Expectancy: An anticipation concerning future events or relationships.
Experiential processing: Thought that is passive, effortless, and automatic.
Experiment: Procedure used to test the effects of a treatment.
Experimental Group: Group that receives treatment during an experiment
Experimental method: Investigating causes of behavior through controlled experimentation.
Extinction: The weakening of a conditioned response through removal of reinforcement.
Feedback: Information on the results of one’s efforts
Five-factor model: Proposes that there are five universal dimensions of personality.
Fixation : A state in which a person remains attached to objects or activities more appropriate for an earlier stage of psychosexual development.
Flashbulb memory: Memory created at times of high emotion that seems especially vivid.
Free Association: The therapeutic method in which a patient gives a running account of thoughts, wishes, physical sensations, and mental images as they occur
Frequency theory: Holds that tones up to 4,000 hertz are converted to nerve impulses that match the frequency of each.

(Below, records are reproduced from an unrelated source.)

constexpr int kClusterThreads = 256;
template <bool DIAG, bool GUARDED, bool MAT>
__global__ __launch_bounds__(kClusterThreads, DIAG ? kClusterPerCuDiag : kClusterPerCuFull) void k_solve_cluster(StepCounters* ctr, uint32_t iterations, uint32_t epoch,
                                                                  ClusterRowArrays rows, float friction,
                                                                  const float* __restrict__ inv_inertia, uint32_t inertia_stride,
                                                                  float* vel, const float* __restrict__ pos, float* flow_vel, uint32_t n_bodies,
                                                                  const uint32_t* __restrict__ cluster_body,
                                                                  const uint32_t* __restrict__ body_shared,
                                                                  const uint32_t* __restrict__ seg_start, uint32_t slots,
                                                                  long long timeout_ticks, uint32_t attempt,
                                                                  uint32_t last_attempt, long long arrive_ticks,
                                                                  uint32_t warm_sweep , const uint32_t* __restrict__ row_src,
                                                                  float* __restrict__ man_imp ) {
    extern __shared__ __attribute__((aligned(16))) float4 s_lds[];
    float4* s_body = s_lds;
    uint32_t* s_seg = reinterpret_cast<uint32_t*>(s_lds + 4 * (size_t)slots);
    if (ctr->overflow) return;
    if (GUARDED && attempt != 0u && ctr->cluster_state[attempt - 1u] == 1u) return;
    const uint32_t cluster = blockIdx.x;
    const uint32_t n_colors = ctr->n_colors;
    const size_t cap = (size_t)rows.cap;
    const Handoff hv = body_handoff(flow_vel, n_bodies, epoch);
    const float tag_none = __uint_as_float(hv.tag(0u));
    for (uint32_t sl = threadIdx.x; sl < slots; sl += kClusterThreads) {
        const uint32_t body = cluster_body[(size_t)cluster * slots + sl];
        float4 a = make_float4(0.0f, 0.0f, 0.0f, tag_none), b = make_float4(0.0f, 0.0f, 0.0f, 0.0f), c = b, e = b;
        if (body != 0xFFFFFFFFu) {
            const float4 v0 = reinterpret_cast<const float4*>(vel)[2 * (size_t)body];
            const float4 v1 = reinterpret_cast<const float4*>(vel)[2 * (size_t)body + 1];
            const v3 x = ld3(pos, body);
            a = make_float4(v0.x, v0.y, v0.z, tag_none);
            b = make_float4(v1.x, v1.y, v1.z, v0.w);
            c = make_float4(x.x, x.y, x.z, 0.0f);
            if (DIAG) e = reinterpret_cast<const float4*>(inv_inertia)[body * inertia_stride];
        }
        s_body[4 * sl] = a;
        s_body[4 * sl + 1] = b;
        s_body[4 * sl + 2] = c;
        s_body[4 * sl + 3] = e;
    }
    if (threadIdx.x <= (uint32_t)PHYS_MAX_COLORS) s_seg[threadIdx.x] = seg_start[(size_t)cluster * PHYS_MAX_COLORS + threadIdx.x];
    if (!GUARDED) {
        __syncthreads();
    } else {
        __shared__ uint32_t s_go;
        if (threadIdx.x == 0) {
            bool solved = false;
            for (uint32_t a = 0; a < attempt; ++a) solved = solved || __hip_atomic_load(&ctr->cluster_state[a], __ATOMIC_RELAXED, __HIP_MEMORY_SCOPE_AGENT) == 1u;
            uint32_t st = solved ? 2u : (arrive_ticks < 0 ? 1u : 0u);
            if (!solved && arrive_ticks >= 0) {
                atomicAdd(&ctr->cluster_arrived[attempt][blockIdx.x & 7u], 1u);
                const long long t0 = wall_clock64();
                for (;;) {
                    st = __hip_atomic_load(&ctr->cluster_state[attempt], __ATOMIC_RELAXED, __HIP_MEMORY_SCOPE_AGENT);
                    if (st != 0u) break;
                    uint32_t in = 0;
#pragma unroll
                    for (int k = 0; k < 8; ++k) in += __hip_atomic_load(&ctr->cluster_arrived[attempt][k], __ATOMIC_RELAXED, __HIP_MEMORY_SCOPE_AGENT);
                    if (in >= gridDim.x) {
                        atomicCAS(&ctr->cluster_state[attempt], 0u, 1u);
                    } else if (wall_clock64() - t0 > arrive_ticks) {
                        if (atomicCAS(&ctr->cluster_state[attempt], 0u, 2u) == 0u && last_attempt) flag_overflow(ctr, kOvfHandoff);
                    } else {
                        __builtin_amdgcn_s_sleep(16);
                    }
                }
            }
            s_go = st == 1u ? 1u : 0u;
        }
        __syncthreads();
        if (!s_go) return;
    }
    const long long t_start = wall_clock64();
    bool dead = false;
    const uint32_t steps = iterations * n_colors;
    const uint32_t row_base = s_seg[0], row_end = s_seg[n_colors];
    uint32_t d = row_base + threadIdx.x;
    uint32_t lit = 0;
    bool have = d < row_end && iterations != 0u;
    float4 hraw, nn, geo[4], acc[3], mas[3], fb, fi;
    auto fetch = [&]() {
        const float4* row = rows.all + d;
        hraw = row[kClusterPlaneHdr * cap];
        nn = row[kClusterPlaneN * cap];
        fb = row[kClusterPlaneForeignB * cap];
        if (DIAG) fi = row[(kClusterPlaneForeignB + 1) * cap];
#pragma unroll
        for (int k = 0; k < 4; ++k) geo[k] = row[(kClusterPlaneGeo + k) * cap];
#pragma unroll
        for (int k = 0; k < 3; ++k) {
            acc[k] = make_float4(0.0f, 0.0f, 0.0f, 0.0f);
            mas[k] = acc[k];
            if (lit != 0u || warm_sweep != 0u) acc[k] = row[(kClusterPlaneAcc + k) * cap];
            if (lit != 0u) mas[k] = row[(kClusterPlaneMass + k) * cap];
        }
    };
    hraw = make_float4(0.0f, 0.0f, 0.0f, 0.0f); nn = hraw; fb = hraw; fi = hraw;
#pragma unroll
    for (int k = 0; k < 4; ++k) geo[k] = hraw;
#pragma unroll
    for (int k = 0; k < 3; ++k) { acc[k] = hraw; mas[k] = hraw; }
    if (have) fetch();
    uint32_t it = 0, col = 0;
    for (uint32_t step = 0; step < steps; ++step) {
        const bool last_it = it + 1 == iterations;
        {
            const uint32_t seg_hi = s_seg[col + 1];
            while (have && lit == it && d < seg_hi) {
                const uint32_t d_row = d;
                const uint32_t hw = __float_as_uint(hraw.w);
                const uint4 h = MAT ? make_uint4(__float_as_uint(hraw.x), __float_as_uint(hraw.y), ticket_count(hw), ticket_without_count(hw))
                                    : make_uint4(__float_as_uint(hraw.x), __float_as_uint(hraw.y), __float_as_uint(hraw.z), hw);
                const ClusterSide sideA = cluster_side_decode(__float_as_uint(nn.w), false), sideB = cluster_side_decode(__float_as_uint(nn.w), true);
                const uint32_t modeA = sideA.mode, modeB = sideB.mode, slotA = sideA.slot, slotB = sideB.slot;
                const bool pubA = sideA.publish, pubB = sideB.publish;
                geo_manifold_t gm;
                gm.count = (int)h.z;
                gm.has_b = !PHYS_IS_STATIC_PARTNER(h.y);
                gm.n = v3_make(nn.x, nn.y, nn.z);
                tangent_basis(gm.n, &gm.t1, &gm.t2);
                impulses_unpack(acc[0], acc[1], acc[2], gm.pn, gm.pt0, gm.pt1);
                {
                    float m_t1[4], m_t2[4], m_n[4];
                    impulses_unpack(mas[0], mas[1], mas[2], m_t1, m_t2, m_n);
#pragma unroll
                    for (int k = 0; k < 4; ++k) {
                        gm.pt[k] = v3_make(geo[k].x, geo[k].y, geo[k].z);
                        gm.bias[k] = geo[k].w;
                        gm.mass[k][0] = m_t1[k]; gm.mass[k][1] = m_t2[k]; gm.mass[k][2] = m_n[k];
                    }
                }
                const RowTicket tk = ticket_decode(h.w);
                const uint32_t rankA = tk.rankA, degA = tk.degA, rankB = tk.rankB, degB = tk.degB;
                const uint32_t tA = it * degA + rankA, tB = it * degB + rankB;
                const bool finalA = last_it && rankA + 1 == degA, finalB = last_it && rankB + 1 == degB;
                v3 vA, wA, xA, vB = v3_make(0.0f, 0.0f, 0.0f), wB = vB, xB = vB;
                float ima, imb = 0.0f;
                bool needA = false, needB = false;
                m33 IA, IB;
#pragma unroll
                for (int k = 0; k < 9; ++k) { IA.m[k] = 0.0f; IB.m[k] = 0.0f; }
                v3 vA0 = v3_make(0.0f, 0.0f, 0.0f);
                vA = vA0; wA = vA0; xA = vA0; ima = 0.0f;
                if (cluster_side_at_home(modeA)) {
                    const float4* sa = s_body + 4 * slotA;
                    const float4 la = sa[0], lb = sa[1], lc = sa[2];
                    vA = v3_make(la.x, la.y, la.z); wA = v3_make(lb.x, lb.y, lb.z); ima = lb.w;
                    xA = v3_make(lc.x, lc.y, lc.z);
                    if (DIAG) { const float4 li = sa[3]; IA.m[0] = li.x; IA.m[4] = li.y; IA.m[8] = li.z; }
                    if (modeA == kSideShared) needA = __float_as_uint(la.w) != hv.tag(tA);
                } else {
                    const float4 fa = rows.all[(size_t)kClusterPlaneForeignA * cap + d_row];
                    xA = v3_make(fa.x, fa.y, fa.z); ima = fa.w;
                    if (DIAG) {
                        const float4 fia = rows.all[(size_t)(kClusterPlaneForeignA + 1) * cap + d_row];
                        IA.m[0] = fia.x; IA.m[4] = fia.y; IA.m[8] = fia.z;
                    }
                    if (tA == 0u) { const BodyVel A0 = ld_vel(vel, h.x); vA = A0.v; wA = A0.w; }
                    needA = tA != 0u;
                    cluster_loads_landed();
                }
                if (cluster_side_at_home(modeB)) {
                    const float4* sb = s_body + 4 * slotB;
                    const float4 la = sb[0], lb = sb[1], lc = sb[2];
                    vB = v3_make(la.x, la.y, la.z); wB = v3_make(lb.x, lb.y, lb.z); imb = lb.w;
                    xB = v3_make(lc.x, lc.y, lc.z);
                    if (DIAG) { const float4 li = sb[3]; IB.m[0] = li.x; IB.m[4] = li.y; IB.m[8] = li.z; }
                    if (modeB == kSideShared) needB = __float_as_uint(la.w) != hv.tag(tB);
                } else if (modeB == kSideForeign) {
                    xB = v3_make(fb.x, fb.y, fb.z); imb = fb.w;
                    if (DIAG) { IB.m[0] = fi.x; IB.m[4] = fi.y; IB.m[8] = fi.z; }
                    if (tB == 0u) {
                        const BodyVel B0 = ld_vel(vel, h.y);
                        vB = B0.v; wB = B0.w;
                        cluster_loads_landed();
                    }
                    needB = tB != 0u;
                }
                if (!DIAG) {
                    IA = ld_inertia<false>(inv_inertia, h.x * inertia_stride);
                    if (gm.has_b) IB = ld_inertia<false>(inv_inertia, h.y * inertia_stride);
                }
                uint32_t sweeps = 0, late = 0, gap;
                while (needA || needB) {
                    if (needA) needA = !take_body(hv, ld_body(hv, h.x), tA, vA, wA, gap);
                    if (needB) needB = !take_body(hv, ld_body(hv, h.y), tB, vB, wB, gap);
                    if (needA || needB) {
                        __builtin_amdgcn_s_sleep(kClusterPollSleep);
                        if ((++sweeps & 63u) == 0u && handoff_give_up(ctr, t_start, timeout_ticks)) {
                            late = (needA ? 1u : 0u) | (needB ? 2u : 0u);
                            flag_overflow(ctr, kOvfHandoff); dead = true; needA = false; needB = false;
                        }
                    }
                }
                if (GUARDED && late && atomicCAS(&ctr->debug[0], 0u, kClusterTimeoutMark) == 0u) {
                    cluster_timeout_note_encode(ClusterTimeoutNote{cluster, gridDim.x, d_row, h.x, h.y, tA, tB, late & 1u, late >> 1, modeA, modeB, col, it},
                                                ctr->debug);
                }
                cluster_loads_landed();
                if (!dead) {
                    const float fr = MAT ? hraw.z : friction;
                    if (it != 0u) solve_manifold_flat<false, false>(&gm, fr, xA, ima, &IA, xB, imb, &IB, &vA, &wA, &vB, &wB);
                    else if (warm_sweep == 0u) solve_manifold_flat<true, false>(&gm, fr, xA, ima, &IA, xB, imb, &IB, &vA, &wA, &vB, &wB);
                    else solve_manifold_flat<true, true>(&gm, fr, xA, ima, &IA, xB, imb, &IB, &vA, &wA, &vB, &wB);
                    if (cluster_side_at_home(modeA)) {
                        s_body[4 * slotA] = make_float4(vA.x, vA.y, vA.z, __uint_as_float(hv.tag(tA + 1u)));
                        s_body[4 * slotA + 1] = make_float4(wA.x, wA.y, wA.z, ima);
                    }
                    if (modeA == kSideShared || modeA == kSideForeign) {
                        if (finalA) { st3(vel + 8 * (size_t)h.x, 0, vA); st3(vel + 8 * (size_t)h.x + 4, 0, wA); }
                        else if (modeA == kSideForeign || pubA) publish_body(hv, h.x, vA, wA, tA + 1u);
                    }
                    if (cluster_side_at_home(modeB)) {
                        s_body[4 * slotB] = make_float4(vB.x, vB.y, vB.z, __uint_as_float(hv.tag(tB + 1u)));
                        s_body[4 * slotB + 1] = make_float4(wB.x, wB.y, wB.z, imb);
                    }
                    if (modeB == kSideShared || modeB == kSideForeign) {
                        if (finalB) { st3(vel + 8 * (size_t)h.y, 0, vB); st3(vel + 8 * (size_t)h.y + 4, 0, wB); }
                        else if (modeB == kSideForeign || pubB) publish_body(hv, h.y, vB, wB, tB + 1u);
                    }
                    float4 a0, a1, a2;
                    impulses_pack(gm.pn, gm.pt0, gm.pt1, a0, a1, a2);
                    if (last_it && man_imp) {
                        float4* o = reinterpret_cast<float4*>(man_imp) + kImpulseVecs * (size_t)row_src[d_row];
                        o[0] = a0; o[1] = a1; o[2] = a2;
                    }
                    if (!last_it) {
                        float4* out = rows.all + d_row;
                        out[(kClusterPlaneAcc + 0) * cap] = a0;
                        if (gm.count > 1) out[(kClusterPlaneAcc + 1) * cap] = a1;
                        if (gm.count > 2) out[(kClusterPlaneAcc + 2) * cap] = a2;
                        if (it == 0u) {
                            const float m_t1[4] = {gm.mass[0][0], gm.mass[1][0], gm.mass[2][0], gm.mass[3][0]};
                            const float m_t2[4] = {gm.mass[0][1], gm.mass[1][1], gm.mass[2][1], gm.mass[3][1]};
                            const float m_n[4] = {gm.mass[0][2], gm.mass[1][2], gm.mass[2][2], gm.mass[3][2]};
                            float4 m0, m1, m2;
                            impulses_pack(m_t1, m_t2, m_n, m0, m1, m2);
                            out[(kClusterPlaneMass + 0) * cap] = m0;
                            if (gm.count > 1) out[(kClusterPlaneMass + 1) * cap] = m1;
                            if (gm.count > 2) out[(kClusterPlaneMass + 2) * cap] = m2;
                        }
                    }
                }
                d += kClusterThreads;
                if (d >= row_end) {
                    d = row_base + threadIdx.x; ++lit;
                    if (d == d_row) asm volatile("s_waitcnt vmcnt(0)" ::: "memory");
                }
                have = lit < iterations && !dead;
                if (have) fetch();
            }
            if (seg_hi != s_seg[col]) asm volatile("s_waitcnt lgkmcnt(0)\n\ts_barrier" ::: "memory");
        }
        if (++col == n_colors) { col = 0u; ++it; }
    }
    for (uint32_t sl = threadIdx.x; sl < slots; sl += kClusterThreads) {
        const uint32_t body = cluster_body[(size_t)cluster * slots + sl];
        if (body == 0xFFFFFFFFu || (body_shared[2 * (size_t)body] | body_shared[2 * (size_t)body + 1])) continue;
        const float4 a = s_body[4 * sl], b = s_body[4 * sl + 1];
        st3(vel + 8 * (size_t)body, 0, v3_make(a.x, a.y, a.z));
        st3(vel + 8 * (size_t)body + 4, 0, v3_make(b.x, b.y, b.z));
    }
}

Frustration-aggression hypothesis: States that frustration tends to lead to aggression.
Functional Fixedness: Block to solving problems caused by an inability to see new uses for familiar objects or ideas.
Genes: Specific areas on a strand of DNA that carry hereditary information.

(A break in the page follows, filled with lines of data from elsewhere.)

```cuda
template <int S, int ACT, int NL>
__global__ void __launch_bounds__(WG_THREADS, 1)
k_search_wg(const MlpParams p, const TreeParams tp, const int n_sims, const int chunk_begin, const int chunk_end) {
    extern __shared__ __align__(1024) uint8_t wsm_raw[];
    __shared__ __align__(8) uint64_t wbar, ready[2], full[2][2], accfree[2][2], slotfree[2][2];
    __shared__ uint32_t tmem_base_s;
    uint8_t* qsm = wsm_raw + ((1024u - (smem_u32(wsm_raw) & 1023u)) & 1023u);
    int8_t* sB = reinterpret_cast<int8_t*>(qsm);
    int8_t* sA = sB + (size_t)NL * 3 * QMLP_PLANE;
    float* fl = reinterpret_cast<float*>(sA + 2 * 3 * QMLP_PLANE);
    double* s_rcp = reinterpret_cast<double*>(fl + p.qfl_count);
    double* s_sq = s_rcp + FUSED_TAB + 1;
    int32_t* s_pw = reinterpret_cast<int32_t*>(s_sq + FUSED_TAB + 1);

    const int tid = threadIdx.x, warp = tid >> 5, lane = tid & 31;
    const int per = (chunk_end - chunk_begin + gridDim.x - 1) / gridDim.x;
    const int row_begin = chunk_begin + blockIdx.x * per;
    const int row_end = min(row_begin + per, chunk_end);
    if (row_begin >= row_end) return;
    const int nrows = row_end - row_begin;
    const int rounds = (nrows + 511) / 512;
    const int ntiles_max = 4 * rounds;
    int th = (nrows + ntiles_max - 1) / ntiles_max;
    if (th > 32) th = (th + 31) & ~31;
    const int ntiles = (nrows + th - 1) / th;
    const int n_evals = n_sims + 1;

    if (tid == 0) {
        mbar_init(&wbar, 1);
        for (int s = 0; s < 2; ++s) {
            mbar_init(&ready[s], 128);
            mbar_init(&slotfree[s][0], 128);
            mbar_init(&slotfree[s][1], 128);
            for (int w = 0; w < 2; ++w) {
                mbar_init(&full[s][w], 1);
                mbar_init(&accfree[s][w], 128);
            }
        }
    }
    if (warp == 0) {
        asm volatile("tcgen05.alloc.cta_group::1.sync.aligned.shared::cta.b32 [%0], %1;" ::"r"(smem_u32(&tmem_base_s)), "n"(512) : "memory");
        asm volatile("tcgen05.relinquish_alloc_permit.cta_group::1.sync.aligned;" ::: "memory");
    }
    tc_fence_before();
    __syncthreads();
    tc_fence_after();
    const uint32_t tb = tmem_base_s;
#ifdef AZG_WG_DEBUG
    if (tid == 0 && blockIdx.x == 0)
        printf("wg: wbar 0x%x ready 0x%x full 0x%x accfree 0x%x slotfree 0x%x tmem 0x%x nrows %d th %d ntiles %d rounds %d\n", smem_u32(&wbar), smem_u32(ready),
               smem_u32(&full[0][0]), smem_u32(&accfree[0][0]), smem_u32(&slotfree[0][0]), tb, nrows, th, ntiles, rounds);
#endif
    if (tid == 0) {
        const uint32_t bytesB = (uint32_t)NL * 3 * QMLP_PLANE, bytesF = (uint32_t)p.qfl_count * 4u;
        mbar_expect_tx(&wbar, bytesB + bytesF);
        for (uint32_t o = 0; o < bytesB; o += 32768u) bulk_g2s(sB + o, p.qdigits_nat + o, min(32768u, bytesB - o), &wbar);
        bulk_g2s(fl, p.qfl, bytesF, &wbar);
    }
    for (int i = tid; i <= FUSED_TAB; i += blockDim.x) {
        s_rcp[i] = tp.rcp_tab[i];
        s_sq[i] = tp.sqrt_tab[i];
        s_pw[i] = (tp.pw_table && i < p.R) ? tp.pw_table[i] : 0;
    }
    __syncthreads();
    mbar_wait(&wbar, 0);

    if (warp >= 16) {
        asm volatile("setmaxnreg.dec.sync.aligned.u32 %0;" ::"n"(WG_MMA_REGS));
        if (warp < 18) {
            const int slot = warp - 16;
            uint32_t rph = 0, aph = 0;
            const uint32_t aH = q2_desc_lo(smem_u32(sA) + (uint32_t)slot * 3 * QMLP_PLANE), aM = aH + 1024, aL = aH + 2048;
#pragma unroll 1
            for (int s = 0; s < n_evals; ++s)
#pragma unroll 1
            for (int rd = 0; rd < rounds; ++rd)
#pragma unroll 1
            for (int half = 0; half < 2; ++half) {
                if (4 * rd + slot + 2 * half >= ntiles) continue;
#pragma unroll 1
                for (int l = 0; l < NL; ++l) {
#pragma unroll 1
                    for (int k = 0; k < 8; ++k) {
                        const int w = k & 1;
                        if (k == 0) { mbar_wait(&ready[slot], rph); rph ^= 1u; }
                        else if (k >= 2) { mbar_wait(&accfree[slot][w], (aph >> w) & 1u); aph ^= 1u << w; }
                        tc_fence_after();
                        const uint32_t bq = wg_descb_lo(smem_u32(sB) + (uint32_t)l * 3 * QMLP_PLANE + (uint32_t)k * WG_B_STEP);
                        const uint32_t acc = tb + slot * WG_SLOT_COLS + w * WG_WIN_COLS;
                        if (elect_one()) {
#pragma unroll
                        for (int kk = 0; kk < 4; ++kk) {
                            umma_i8_wg(acc, aH + kk * 256, bq + kk * 768, WG_IDESC(48), kk > 0);
                            umma_i8_wg(acc + 16, aM + kk * 256, bq + kk * 768, WG_IDESC(32), 1);
                            umma_i8_wg(acc + 32, aL + kk * 256, bq + kk * 768, WG_IDESC(16), 1);
                        }
                        umma_commit(&full[slot][w]);
                        }
                        __syncwarp();
                    }
                }
            }
        }
    } else {
        asm volatile("setmaxnreg.inc.sync.aligned.u32 %0;" ::"n"(WG_EPI_REGS));
        const int g = warp >> 2, slot = g & 1, half = g >> 1;
        const int r = (warp & 3) * 32 + lane;
        WgSlot sl;
        sl.tacc = tb + ((uint32_t)((warp & 3) * 32) << 16) + slot * WG_SLOT_COLS;
        sl.sA = sA + (size_t)slot * 3 * QMLP_PLANE;
        sl.ready = smem_u32(&ready[slot]); sl.full = smem_u32(full[slot]); sl.accfree = smem_u32(accfree[slot]); sl.slotfree = smem_u32(slotfree[slot]);
        sl.fullph = 0;
        sl.cyc_full = 0;
#ifdef AZG_EVAL_PROF
        sl.cyc_k[0] = sl.cyc_k[1] = sl.cyc_k[2] = 0;
#endif
        bool first_use = true;
        uint32_t useph = 0;
        const Tabs tabs = {s_pw, s_rcp, s_sq, FUSED_TAB};
        long long cyc_tree = 0, cyc_slot = 0;
        const long long cyc_begin = clock64();
        uint32_t nev = 0;
        int ev_row = 0;
        for (int rd = 0; rd < rounds; ++rd) {
            const int tile = 4 * rd + g, row0 = row_begin + tile * th;
            if (tile < ntiles && row0 + r < min(row0 + th, row_end)) {
                if (S == 4) d_init(tp, row0 + r);
                else c_init(tp, row0 + r);
            }
        }
#pragma unroll 1
        for (int s = 0; s < n_evals; ++s) {
#pragma unroll 1
        for (int rd = 0; rd < rounds; ++rd) {
            const int tile = 4 * rd + g;
            const bool tvalid = tile < ntiles;
            const int row0 = row_begin + tile * th;
            const int nv = tvalid ? max(0, min(th, row_end - row0)) : 0;
            const int gr = row0 + r;
            const bool valid = r < nv, wact = (warp & 3) * 32 < nv;
            const long long c0 = clock64();
            if (half == 1 || !first_use) {
                mbar_wait_s(sl.slotfree + 8u * (half ^ 1), useph);
                useph ^= 1u;
            }
            first_use = false;
            tc_fence_after();
            const long long c1 = clock64();
            float out[Q2_MAX_PO];
#pragma unroll
            for (int i = 0; i < Q2_MAX_PO; ++i) out[i] = 0.0f;
            if (tvalid) wg_evaluate<S, ACT, NL>(p, sl, fl, wact, valid, gr, r, out);
            mbar_arrive_s(sl.slotfree + 8u * half);
            const long long c2 = clock64();
            if (valid) {
                int leafw;
                double lr = 0.0;
                if (p.variant == 1) {
                    const uint4 k0 = p.ctl[gr], k1 = p.ctl[(size_t)p.BS + gr];
                    leafw = (int)k0.z;
                    lr = __hiloint2double((int)k1.w, (int)k1.z);
                } else {
                    leafw = p.leaf[gr];
                }
                if (leafw & LEAF_EVAL) {
                    mlp_finish_row(p, gr, leafw, lr, out[0], out + 1);
                    ++nev;
                    ev_row = gr;
                }
                if (S == 4) {
                    d_step(tp, tabs, gr, s > 0, s + 1 < n_evals);
                } else {
                    if (s == 0) c_root_insert(tp, gr);
                    c_step(tp, tabs, gr, s > 0, s + 1 < n_evals);
                }
            }
            cyc_slot += c1 - c0;
            cyc_tree += clock64() - c2;
        }
        }
        if (nev) p.evals[ev_row] += nev;
        if ((warp & 3) == 0 && lane == 0 && p.stats) {
            atomicAdd(p.stats + 0, (unsigned long long)(clock64() - cyc_begin));
            atomicAdd(p.stats + 1, (unsigned long long)cyc_tree);
            atomicAdd(p.stats + 2, (unsigned long long)cyc_slot);
            atomicAdd(p.stats + 3, (unsigned long long)sl.cyc_full);
#ifdef AZG_EVAL_PROF
            for (int k = 0; k < 3; ++k) atomicAdd(p.stats + 8 + k, (unsigned long long)sl.cyc_k[k]);
#endif
            atomicAdd(p.stats + 4, 1ull);
        }
    }
    tc_fence_before();
    __syncthreads();
    if (warp == 0) asm volatile("tcgen05.dealloc.cta_group::1.sync.aligned.b32 %0, %1;" ::"r"(tb), "n"(512) : "memory");
}
```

Gestalt psychology: A school of psychology emphasizing the study of thinking, learning, and perception in whole units, not by analysis into parts.
Gestalt Therapy : Therapy that focuses on ways to unite mind and body to make a person whole
Giftedness: Either the possession of a high IQ or special talents or aptitudes.
Groupthink: A compulsion by members of decision-making groups to maintain agreement, even at the cost of critical thinking.
Growth needs: In Maslow’s hierarchy, the higher-level needs associated with self – actualization.
Hallucination: An imaginary sensation—such as seeing, hearing, or smelling something that does not exist in the external world.
Health psychology: Study of the ways in which cognitive and behavioral principles can be used to prevent illness and promote health.
Heredity: The biological transmission of traits from parents to offspring
Hippocampus: A part of the limbic associated with storing memories.
Homeostasis: A steady state of body equilibrium.
Hormone: A glandular secretion that affects bodily functions or behavior.